All lines of the entries with "what" in them must be listed.

Source data: Begin

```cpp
hipError_t launch_sf(bool ic, int mode, const SfView& s, const BatchView& b, const ScanOut& o_in, int n_cu, hipStream_t st)
{
    ScanOut o = o_in;
    o.two_always = 0;
    static uint64_t* dbg = nullptr;
    if (cfg::on(cfg::kSfTrace)) {
        if (!dbg) { if (hipMalloc((void**)&dbg, 256 + 16 * 8192) != hipSuccess) dbg = nullptr; else (void)hipMemset(dbg, 0, 256 + 16 * 8192); }
        o.dbg = dbg;
        g_sf_dbg = dbg;
    }
    if (ic) {
        if (mode == kModeCount) return launch_sf_t<true, kModeCount>(s, b, o, n_cu, st);
        if (mode == kModeEmit) return launch_sf_t<true, kModeEmit>(s, b, o, n_cu, st);
        if (mode == kModeIds) return launch_sf_t<true, kModeIds>(s, b, o, n_cu, st);
        return launch_sf_t<true, kModeAny>(s, b, o, n_cu, st);
    }
    if (mode == kModeCount) return launch_sf_t<false, kModeCount>(s, b, o, n_cu, st);
    if (mode == kModeEmit) return launch_sf_t<false, kModeEmit>(s, b, o, n_cu, st);
    if (mode == kModeIds) return launch_sf_t<false, kModeIds>(s, b, o, n_cu, st);
    return launch_sf_t<false, kModeAny>(s, b, o, n_cu, st);
}

}
}
```

alfred-margaret_amd/csrc/am_wave.h:

```cpp
#pragma once
#include <hip/hip_runtime.h>
#include <stdint.h>

namespace am {
namespace dev {


__device__ __forceinline__ uint32_t lane_id() { return __builtin_amdgcn_mbcnt_hi(~0u, __builtin_amdgcn_mbcnt_lo(~0u, 0u)); }

__device__ __forceinline__ uint32_t wave_inclusive_sum(uint32_t x, uint32_t )
{
    x += (uint32_t)__builtin_amdgcn_update_dpp(0, (int)x, 0x111, 0xf, 0xf, false);
    x += (uint32_t)__builtin_amdgcn_update_dpp(0, (int)x, 0x112, 0xf, 0xf, false);
    x += (uint32_t)__builtin_amdgcn_update_dpp(0, (int)x, 0x114, 0xf, 0xf, false);
    x += (uint32_t)__builtin_amdgcn_update_dpp(0, (int)x, 0x118, 0xf, 0xf, false);
    x += (uint32_t)__builtin_amdgcn_update_dpp(0, (int)x, 0x142, 0xa, 0xf, false);
    x += (uint32_t)__builtin_amdgcn_update_dpp(0, (int)x, 0x143, 0xc, 0xf, false);
    return x;
}

__device__ __forceinline__ uint32_t wave_last_lane(uint32_t x) { return (uint32_t)__builtin_amdgcn_readlane((int)x, 63); }

__device__ __forceinline__ uint32_t shift_in_eq(uint32_t acc, uint32_t a, uint32_t b)
{
    asm("v_cmp_eq_u32 vcc, %1, %2\n\tv_addc_co_u32 %0, vcc, %0, %0, vcc" : "+v"(acc) : "v"(a), "v"(b) : "vcc");
    return acc;
}

__device__ __forceinline__ uint64_t uniform_u64(uint64_t x)
{
    const uint32_t lo = (uint32_t)__builtin_amdgcn_readfirstlane((int)(uint32_t)x), hi = (uint32_t)__builtin_amdgcn_readfirstlane((int)(uint32_t)(x >> 32));
    return ((uint64_t)hi << 32) | lo;
}

__device__ __forceinline__ uint64_t wave_sum_u64(uint64_t x)
{
#pragma unroll
    for (int d = 32; d > 0; d >>= 1) x += __shfl_down(x, d, 64);
    return x;
}

__device__ __forceinline__ void wave_lds_fence()
{
    __builtin_amdgcn_fence(__ATOMIC_RELEASE, "wavefront");
    __builtin_amdgcn_wave_barrier();
    __builtin_amdgcn_fence(__ATOMIC_ACQUIRE, "wavefront");
}

typedef __attribute__((address_space(3))) uint32_t lds_u32_t;
typedef __attribute__((address_space(3))) uint16_t lds_u16_t;
typedef uint32_t u32x2_n __attribute__((ext_vector_type(2)));
typedef uint32_t u32x4_n __attribute__((ext_vector_type(4)));
typedef __attribute__((address_space(3))) u32x2_n lds_u32x2_t;
typedef __attribute__((address_space(3))) u32x4_n lds_u32x4_t;
__device__ __forceinline__ uint32_t lds_read_u32(uint32_t byte_addr) { return *reinterpret_cast<const lds_u32_t*>((uintptr_t)byte_addr); }
__device__ __forceinline__ uint32_t lds_read_u16(uint32_t byte_addr) { return *reinterpret_cast<const lds_u16_t*>((uintptr_t)byte_addr); }
__device__ __forceinline__ void lds_write_u16(uint32_t byte_addr, uint32_t v) { *reinterpret_cast<lds_u16_t*>((uintptr_t)byte_addr) = (uint16_t)v; }
__device__ __forceinline__ void lds_write_u32x2(uint32_t byte_addr, uint2 v) { u32x2_n t; t.x = v.x; t.y = v.y; *reinterpret_cast<lds_u32x2_t*>((uintptr_t)byte_addr) = t; }
__device__ __forceinline__ void lds_write_u32x4(uint32_t byte_addr, uint4 v) { u32x4_n t; t.x = v.x; t.y = v.y; t.z = v.z; t.w = v.w; *reinterpret_cast<lds_u32x4_t*>((uintptr_t)byte_addr) = t; }

__device__ __forceinline__ uint64_t skip_code_points_backwards(const uint8_t* hay, uint64_t end_pos, uint32_t n)
{
    int64_t index = (int64_t)end_pos - 1;
    for (;;) {
        if (index >= 0 && (hay[index] & 0xC0) == 0x80) { index--; continue; }
        if (index < 0) return 0;
        if (n == 0) return (uint64_t)index;
        index--; n--;
    }
}

}
}
```

Measured before the change: 1098.

## Reload kernargs in resolve paths and hoist per-chunk bounds checks to chunk indices

Inside the resolve and parked-walk lambdas, the SfView and ScanOut structs are reloaded from the kernarg segment so they do not stay live in SGPRs/VGPRs across the main scan loop, relieving register pressure. Haystack boundary tests are precomputed once per unit as chunk indices (he_ci, single_ci, tail_ci), which replaces per-chunk 64-bit compares with 32-bit index compares. Interior chunks use an unguarded fetch, and the tail mask is applied only on the last chunk. When ILP==2 and the total candidate count fits the queue, a queue-append loop without the bound check is used. The risks are that the KArgs layout must exactly match the real kernel argument order, and that the index bracketing must reproduce the old boundary semantics.

```diff
diff --git a/alfred-margaret_amd/csrc/am_kernels.hip b/alfred-margaret_amd/csrc/am_kernels.hip
--- a/alfred-margaret_amd/csrc/am_kernels.hip
+++ b/alfred-margaret_amd/csrc/am_kernels.hip
@@ -105,7 +105,10 @@
             cnt_val += sum;
         } else if (found) atomicAdd(reinterpret_cast<unsigned long long*>(o.hay_counts + hay), (unsigned long long)vlen);
     };
+    struct KArgs { SfView s; BatchView b; ScanOut o; uint64_t n_chunks; };
     auto walk_parked = [&]() {
+        const SfView s = kernarg_reload<SfView>(offsetof(KArgs, s));
+        const ScanOut o = kernarg_reload<ScanOut>(offsetof(KArgs, o));
         const uint32_t n = wq_n < 64u ? wq_n : 64u, base = wq_n - n;
         wq_n = base;
         const bool valid = lane < n;
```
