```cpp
template <class Atomics>
NDPP_HD void fg_node_process(const FgBatch& B, int level, int base, int i) {
  const int n = base + i;
  const unsigned mask = (unsigned)B.node_info[4 * n + 0];
  if (mask == 0) return;
  const int depth = B.node_depth(n);
  const double a = B.node_a[n], b = B.node_b[n];
  const double c = 0.5 * (a + b);
  const double h = b - a;
  const double w = h / 12.0;
  const double eps15 = 15.0 * ldexp(B.eout_tol, -depth);
  const bool bottom = (B.eout_its - depth) <= 0;
  unsigned refine = 0;
  auto half = [w](double f0, double f1, double f2) { return w * (f0 + 4.0 * f1 + f2); };
  for (int r = 0; r < B.R; ++r)
    for (int l = 0; l < B.L; ++l) {
      if (!(mask & chan_bit(r, l))) continue;
      const int ch = r * B.L + l;
      const double Fa = B.F(0, ch, n), Fd = B.F(1, ch, n), Fc = B.F(2, ch, n),
                   Fe = B.F(3, ch, n), Fb = B.F(4, ch, n);
      double S = B.S(ch, n);
      if (depth == 0) S = (h / 6.0) * (Fa + 4.0 * Fc + Fb);
      const double S2 = half(Fa, Fd, Fc) + half(Fc, Fe, Fb);
      if (bottom || (fabs(S2 - S) <= eps15)) {
        B.S(ch, n) = S2 + (S2 - S) / 15.0;
      } else {
        refine |= chan_bit(r, l);
      }
    }
  B.node_info[4 * n + 3] = (int)refine;
  if (!refine) return;
  const int pos = Atomics::add(&B.lvl_cnt[level + 1], 2);
  const int left = base + B.lvl_cnt[level] + pos;
  if (left + 2 > B.ncap) {
    *B.overflow = 1;
    B.node_info[4 * n + 3] = 0;
    return;
  }
  B.node_info[4 * n + 1] = left;
  const int job = B.node_job(n);
  for (int k = 0; k < 2; ++k) {
    const int m = left + k;
    B.node_a[m] = k ? c : a;
    B.node_b[m] = k ? b : c;
    B.node_info[4 * m + 0] = (int)refine;
    B.node_info[4 * m + 1] = -1;
    B.node_info[4 * m + 2] = job | ((depth + 1) << 26);
    B.node_info[4 * m + 3] = 0;
    for (int r = 0; r < B.R; ++r)
      for (int l = 0; l < B.L; ++l) {
        if (!(refine & chan_bit(r, l))) continue;
        const int ch = r * B.L + l;
        const double f0 = B.F(k ? 2 : 0, ch, n), f1 = B.F(k ? 3 : 1, ch, n), f2 = B.F(k ? 4 : 2, ch, n);
        B.F(0, ch, m) = f0;
        B.F(2, ch, m) = f1;
        B.F(4, ch, m) = f2;
        B.S(ch, m) = half(f0, f1, f2);
      }
  }
}

NDPP_HD void fg_reduce_node(const FgBatch& B, int base, int i) {
  const int n = base + i;
  const unsigned refine = (unsigned)B.node_info[4 * n + 3];
  if (!refine) return;
  const int left = B.node_info[4 * n + 1];
  for (int r = 0; r < B.R; ++r)
    for (int l = 0; l < B.L; ++l)
      if (refine & chan_bit(r, l)) {
        const int ch = r * B.L + l;
        B.S(ch, n) = B.S(ch, left) + B.S(ch, left + 1);
      }
}

NDPP_HD void fg_assemble_call(const FgBatch& B, int call) {
  const int L = B.L, G = B.G;
  const int job = call / B.R, r = call - job * B.R;
  double* out = B.raw + (size_t)call * G * L;
  double p0 = 0.0;
  for (int g = 0; g < G; ++g) {
    const int root = (job * G + g) * kSegPerGroup;
    for (int l = 0; l < L; ++l) {
      const int ch = r * L + l;
      double v = B.S(ch, root + 0) + B.S(ch, root + 1);
      v = v + B.S(ch, root + 2);
      v = v + B.S(ch, root + 3);
      v = v + B.S(ch, root + 4);
      out[g * L + l] = v;
    }
// ... 10 lines not shown
```

### ndpp_amd/csrc/ndpp_hip.hip

```cpp
#include <hip/hip_runtime.h>

#include <algorithm>
#include <chrono>
#include <cmath>
#include <cstdarg>
#include <cstdio>
#include <cstdlib>
#include <cstring>
#include <mutex>
#include <thread>
#include <vector>

#include "../../include/ndpp_hip.h"
#include "dev_util.h"
#include "fg_device.h"
#include "fg_pipeline.h"
#include "kernels.h"

using namespace ndpp;

namespace {

constexpr int kSortMaxMasks = kSortClasses << 11;

// ... 349 lines not shown
  const int NE = (int)edata[1 + 2 * NR];
  if (NE < 1 || 2 + 2 * NR + 2 * NE + 1 > n_edata) return fail(NDPP_EINVAL, "edata: bad NE");
  return NDPP_OK;
}

int ndpp::check_params(const ndpp_params* p, int G, int what, int n_tab) {
  if (!p) return fail(NDPP_EINVAL, "params is NULL");
  if ((what & kCheckOrder) && (p->order < 1 || p->order > NDPP_MAX_ORDER))
    return fail(NDPP_EINVAL, "order=%d outside 1..%d", p->order, NDPP_MAX_ORDER);
  if ((what & kCheckTab) && (n_tab < 1 || n_tab > NDPP_MAX_TAB_BINS))
    return fail(NDPP_EINVAL, "n_tab=%d outside 1..%d", n_tab, NDPP_MAX_TAB_BINS);
  if (p->mu_bins < 2) return fail(NDPP_EINVAL, "mu_bins=%d < 2", p->mu_bins);
  if (G < 1) return fail(NDPP_EINVAL, "need at least one group");
  if (!(what & kCheckFreegas)) return NDPP_OK;
  if (p->adaptive_mu_its < 0 || p->adaptive_mu_its >= kMaxLevels ||
      p->adaptive_eout_its < 0 || p->adaptive_eout_its >= kMaxLevels)
    return fail(NDPP_EINVAL, "adaptive_*_its must be in 0..%d", kMaxLevels - 1);
  const double tols[4] = {p->sab_threshold, p->brent_mu_thresh, p->adaptive_mu_tol, p->adaptive_eout_tol};
  for (double t : tols)
    if (!(t >= 0.0 && t <= 1.7976931348623157e308))
      return fail(NDPP_EINVAL, "tolerances (sab_threshold, brent_mu_thresh, adaptive_*_tol) must be finite and >= 0");
  return NDPP_OK;
}

namespace {

int check_params(const ndpp_params* p, int G) { return ndpp::check_params(p, G, kCheckOrder | kCheckFreegas); }

inline int gs_blocks(long n, int threads = 256) {
  return (int)std::max<long>(1, std::min<long>((n + threads - 1) / threads, 4096));
}

constexpr int kNodesPerCallGuess = 1024;
constexpr int kNumFgContexts = 4;
constexpr int kTwoContextsMinEin = 128;
constexpr int kTwoContextsMaxEin = 15000;
constexpr int kArenaSpareEin = 64;
size_t bytes_per_node(int nch) {
  return sizeof(double) * (2 + 6 * (size_t)nch) + 4 * sizeof(int)
         + 2 * 8 * sizeof(double)
         + 2
         + sizeof(int);
}

struct NucArrays {
  int n_nuc;
  const double *A, *kT, *cutoff, *Q;
  const int* nuc_of_ein;
};

constexpr double kStrictBelowDefault = 0.0;
constexpr double kStrictColdDefault = 1e-4;
constexpr double kStrictRoughDefault = 1e-12;

void arithmetic_switch(int G, double& strict_x, double& strict_cold, double& rough_rho) {
  strict_x = 0.0;
  strict_cold = 0.0;
  rough_rho = -1.0;
#if NDPP_FAST
  strict_x = kStrictBelowDefault;
  if (const char* sx = getenv("NDPP_HIP_STRICT_BELOW")) {
    strict_x = atof(sx);
    if (!(strict_x > 0.0)) { strict_x = 0.0; return; }
  }
  strict_cold = kStrictColdDefault;
  if (const char* sc = getenv("NDPP_HIP_STRICT_COLD")) strict_cold = atof(sc);
  if (G > 2)
    if (const char* sm = getenv("NDPP_HIP_STRICT_MANY")) strict_cold = atof(sm);
  if (!(strict_cold > 0.0)) strict_cold = 0.0;
  rough_rho = kStrictRoughDefault;
  if (const char* sr = getenv("NDPP_HIP_STRICT_ROUGH")) rough_rho = atof(sr);
#else
  (void)G;
#endif
}

struct FgTunables {
  double strict_x, strict_cold, rough_rho;
  bool joint = true;
  long nodes_per_call = 0;
  long max_chunk_ein = 0;
  bool split = true;
  double split_x = 32.0;
  bool gauss = true;
  bool gauss_phased = true;
  bool sort = true;
  long two_min = kTwoContextsMinEin, two_max = kTwoContextsMaxEin;
  double gl_ratio, gl_amin;
  int gl_near, gl_cert_depth, gl_cert_depth_near, gl_graded, gl_panels;
};

FgTunables read_fg_tunables(int G) {
  FgTunables t;
  arithmetic_switch(G, t.strict_x, t.strict_cold, t.rough_rho);
  auto first_is = [](const char* name, char c) { const char* v = getenv(name); return v && v[0] == c; };
  const char* e;
  t.joint = !first_is("NDPP_HIP_NO_JOINT", '1');
  if ((e = getenv("NDPP_HIP_NODES_PER_CALL")) && atol(e) > 0) t.nodes_per_call = atol(e);
  if ((e = getenv("NDPP_HIP_MAX_CHUNK_EIN")) && atol(e) > 0) t.max_chunk_ein = atol(e);
  t.split = !first_is("NDPP_HIP_NO_SPLIT", '1');
  if ((e = getenv("NDPP_HIP_SPLIT_BELOW_X"))) t.split_x = atof(e);
  t.gauss = !first_is("NDPP_HIP_GAUSS", '0');
  t.gauss_phased = !first_is("NDPP_HIP_GAUSS_PHASED", '0');
  t.sort = !first_is("NDPP_HIP_NO_SORT", '1');
  if ((e = getenv("NDPP_HIP_TWO_CONTEXTS_MIN"))) t.two_min = atol(e);
  if ((e = getenv("NDPP_HIP_TWO_CONTEXTS_MAX"))) t.two_max = atol(e);
  const FgBatch d{};
  t.gl_ratio = (e = getenv("NDPP_HIP_GAUSS_RATIO")) ? atof(e) : d.gl_ratio;
  t.gl_near = (e = getenv("NDPP_HIP_GAUSS_NEAR")) ? atoi(e) != 0 : d.gl_near;
  t.gl_amin = (e = getenv("NDPP_HIP_GAUSS_AMIN")) ? atof(e) : d.gl_amin;
  t.gl_cert_depth = (e = getenv("NDPP_HIP_GAUSS_DEPTH")) ? std::min(std::max(atoi(e), 0), 10) : d.gl_cert_depth;
  t.gl_cert_depth_near =
      (e = getenv("NDPP_HIP_GAUSS_DEPTH_NEAR")) ? std::min(std::max(atoi(e), 0), 10) : d.gl_cert_depth_near;
  t.gl_graded = (e = getenv("NDPP_HIP_GAUSS_GRADED")) ? std::min(std::max(atoi(e), 0), 20) : d.gl_graded;
  t.gl_panels = (e = getenv("NDPP_HIP_GAUSS_PANELS")) ? std::min(std::max(atoi(e), 8), 1024) : d.gl_panels;
  return t;
}

struct BatchPlan {
  int joint, nch;
  int num_cu, mu_blocks, split_below;
  int nb_sort;
  size_t mu_threads, seg_doubles, gstack_doubles, ctx_fixed, fixed, need;
  size_t nodes_per_ein;
  long ncap;
  long max_jobs;
  long spare_ein;
  int contexts;
};

int plan_batch(const ndpp_params* p, int n_ein, int n_rows, int G, int rows_per_ein, const FgTunables& t,
               Workspace& g_ws, BatchPlan& pl) {
  const int L = p->order, GL = G * L;
  size_t free_b = 0, total_b = 0;
  pl.joint = (rows_per_ein == 2 && L <= kJointMaxL && t.joint) ? 1 : 0;
  pl.nch = (pl.joint ? 2 : 1) * L;
  pl.nb_sort = kSortClasses << L;
  const size_t per_call_tree = (size_t)G * kSegPerGroup;
  const size_t guess = t.nodes_per_call > 0 ? (size_t)t.nodes_per_call : (size_t)kNodesPerCallGuess;
  pl.contexts = 2;
  pl.spare_ein = t.nodes_per_call > 0 ? 0 : kArenaSpareEin;
  const size_t per_call = std::max<size_t>(guess, 3 * per_call_tree);
  pl.nodes_per_ein = pl.joint ? std::max<size_t>((guess * 5) / 4, 3 * per_call_tree) : per_call * rows_per_ein;
  if (g_ws.num_cu == 0) {
    hipDeviceProp_t prop;
    int dev = 0;
    NDPP_TRY(hipGetDevice(&dev));
    NDPP_TRY(hipGetDeviceProperties(&prop, dev));
    g_ws.num_cu = prop.multiProcessorCount;
  }
  pl.num_cu = g_ws.num_cu;
  pl.mu_blocks = g_ws.num_cu * kMuBlocksPerCU;
  pl.mu_threads = (size_t)pl.mu_blocks * kWave;
  if (pl.mu_threads * DevMuStack<2>::kRecBytes >= ((size_t)1 << 24))
    return fail(NDPP_EDEVICE, "%d compute units: the sibling-stack addressing assumes fewer than 4681 workgroups", g_ws.num_cu);
  pl.gstack_doubles = 0;
  for (int R = 1; R <= (pl.joint ? 2 : 1); ++R) {
    const size_t lv = (size_t)std::max(0, p->adaptive_mu_its - (R == 1 ? mu_lds_levels(1) : mu_lds_levels(2)));
    pl.gstack_doubles = std::max(pl.gstack_doubles, lv * ((R == 1 ? mu_stack_fields(1) : mu_stack_fields(2)) + 1) * pl.mu_threads);
  }
  const size_t split_cap = std::min<size_t>((size_t)1 << 22, std::max<size_t>((size_t)n_ein * 128, (size_t)1 << 16));
  pl.split_below = t.split ? (int)std::min<size_t>((size_t)(t.split_x * pl.mu_threads), split_cap) : 0;
  pl.seg_doubles = (size_t)pl.split_below * kSplit * pl.nch;
  pl.ctx_fixed = (pl.seg_doubles + pl.gstack_doubles + 3) * sizeof(double) +
                 sizeof(int) * (((size_t)kSortClasses << L) + 4 * (kMaxLevels + 2) + 128) + 10 * 256;
  pl.fixed = (size_t)n_ein * 3 * sizeof(int) + (size_t)n_rows * sizeof(int) + (1u << 20) +
             sizeof(int) * ((size_t)1 << L) + pl.contexts * pl.ctx_fixed + 4096;
  const size_t node_bytes = bytes_per_node(pl.nch);
  const size_t whole = pl.fixed + ((size_t)n_ein + pl.contexts * pl.spare_ein) * pl.nodes_per_ein * node_bytes +
                       (size_t)n_ein * rows_per_ein * (sizeof(double) * (GL + 3) + sizeof(int) * 2 + 16) + 4096;
  size_t budget;
  if (g_ws.base && whole <= g_ws.bytes) {
    budget = g_ws.bytes;
    free_b = g_ws.bytes;
  } else {
    NDPP_TRY(hipMemGetInfo(&free_b, &total_b));
    if (g_ws.base) free_b += g_ws.bytes;
    budget = std::min<size_t>((size_t)(free_b * 0.6), (size_t)128 << 30);
  }
  const size_t per_job_bytes = sizeof(double) * (GL + 3) + sizeof(int) * 2 + 16;
  size_t ncap = (budget > pl.fixed ? budget - pl.fixed : 0) /
                (node_bytes + (per_job_bytes * rows_per_ein + pl.nodes_per_ein - 1) / pl.nodes_per_ein);
  ncap = std::min<size_t>(ncap, ((size_t)n_ein + pl.contexts * pl.spare_ein) * pl.nodes_per_ein);
  ncap = std::min<size_t>(ncap, (size_t)0x7fffffff / 5);
  if (t.max_chunk_ein) ncap = std::min<size_t>(ncap, (size_t)t.max_chunk_ein * pl.nodes_per_ein);
  if (ncap < pl.nodes_per_ein)
    return fail(NDPP_ENOMEM, "not enough device memory for one incoming energy (free %zu)", free_b);
  pl.ncap = (long)ncap;
  pl.max_jobs = (long)std::min<size_t>((size_t)n_ein, ncap / pl.nodes_per_ein) * rows_per_ein;
  pl.need = pl.fixed + (size_t)pl.ncap * node_bytes + (size_t)pl.max_jobs * per_job_bytes;
  return NDPP_OK;
}

struct Event {
  hipEvent_t e = nullptr;
  Event() = default;
  Event(Event&& o) noexcept : e(o.e) { o.e = nullptr; }
  ~Event() { if (e) (void)hipEventDestroy(e); }
  hipError_t record(hipStream_t s) {
    const hipError_t rc = e ? hipSuccess : hipEventCreate(&e);
    return rc == hipSuccess ? hipEventRecord(e, s) : rc;
  }
};
struct EventPair { Event before, after; };
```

Source data: End

Your solution:
int ndpp::check_params(const ndpp_params* p, int G, int what, int n_tab) {
  if ((what & kCheckOrder) && (p->order < 1 || p->order > NDPP_MAX_ORDER))
  if ((what & kCheckTab) && (n_tab < 1 || n_tab > NDPP_MAX_TAB_BINS))
  if (!(what & kCheckFreegas)) return NDPP_OK;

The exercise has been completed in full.